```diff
@@ -490,17 +514,14 @@
           if (M == 0) write_outcome_empty(a, s);
           else hand_to_general(a, s);
         }
-        for (uint32_t j = 0; j < mine; ++j) release(j);
+        for (uint32_t j = nheld; j < mine; ++j) release(j);
         continue;
       }
 
-      const ModeBOut mode_b(a.ranges + (size_t)s * a.stride, a.intensities + (size_t)s * a.stride, M, inverted);
-      auto place_chunk = [&](auto checked, uint32_t j) {
+      const ModeBOut mode_b(a.ranges + (size_t)s * a.stride, a.intensities + (size_t)s * a.stride, M, inverted,
+                            l2_policy_evict_normal());
+      auto place_chunk = [&](auto checked, const uint2 (&v)[kRounds], uint32_t j) {
         const uint32_t c = 2u * j + rank;
-        const uint2* slot = sm.tile[j];
-        uint2 v[kRounds];
-#pragma unroll
-        for (int r = 0; r < kRounds; ++r) v[r] = slot[r * TC + tid];
 #pragma unroll
         for (int r = 0; r < kRounds; ++r) {
           const uint2 nd = v[r];
@@ -510,10 +531,23 @@
           if (decltype(checked)::value && c * CH + r * TC + tid >= n) measured = 0;
           mode_b.store(rank_of(sm.rankV, k), dist_to_m(dist), intensity_of(nd.y), measured);
         }
+      };
+      for (uint32_t j = nheld; j < mine_full; ++j) {
+        uint2 v[kRounds];
+        fetch(j, v);
+        place_chunk(Unchecked{}, v, j);
         release(j);
-      };
-      for (uint32_t j = 0; j < mine_full; ++j) place_chunk(Unchecked{}, j);
-      if (tail) place_chunk(Checked{}, mine_full);
+      }
+      if (tail && mine_full >= nheld) {
+        uint2 v[kRounds];
+        fetch(mine_full, v);
+        place_chunk(Checked{}, v, mine_full);
+        release(mine_full);
+      }
+#pragma unroll
+      for (int j = 0; j < kHeld; ++j) {
+        if (j < (int)mine) place_chunk(Checked{}, held[j], j);
+      }
       if (writer) write_outcome(a, s, kResultOk, M, angle_increment(M, false));
     }
   }
diff --git a/rplidar_ros2_driver_b200/csrc/sm90_async.cuh b/rplidar_ros2_driver_b200/csrc/sm90_async.cuh
--- a/rplidar_ros2_driver_b200/csrc/sm90_async.cuh
+++ b/rplidar_ros2_driver_b200/csrc/sm90_async.cuh
@@ -79,7 +79,7 @@
                : "memory");
 }
 __device__ __forceinline__ void mbar_arrive_remote(uint32_t addr) {
-  asm volatile("mbarrier.arrive.release.cluster.shared::cluster.b64 _, [%0];" ::"r"(addr) : "memory");
+  asm volatile("mbarrier.arrive.shared::cluster.b64 _, [%0];" ::"r"(addr) : "memory");
 }
 __device__ __forceinline__ void mbar_wait_cluster(void* bar, uint32_t parity) {
   asm volatile(
```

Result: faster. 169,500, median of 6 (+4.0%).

• • •

# To do
Find the word "ModeBOut" in the listing and copy each line that contains it.

# Response below
-      const ModeBOut mode_b(a.ranges + (size_t)s * a.stride, a.intensities + (size_t)s * a.stride, M, inverted);
+      const ModeBOut mode_b(a.ranges + (size_t)s * a.stride, a.intensities + (size_t)s * a.stride, M, inverted,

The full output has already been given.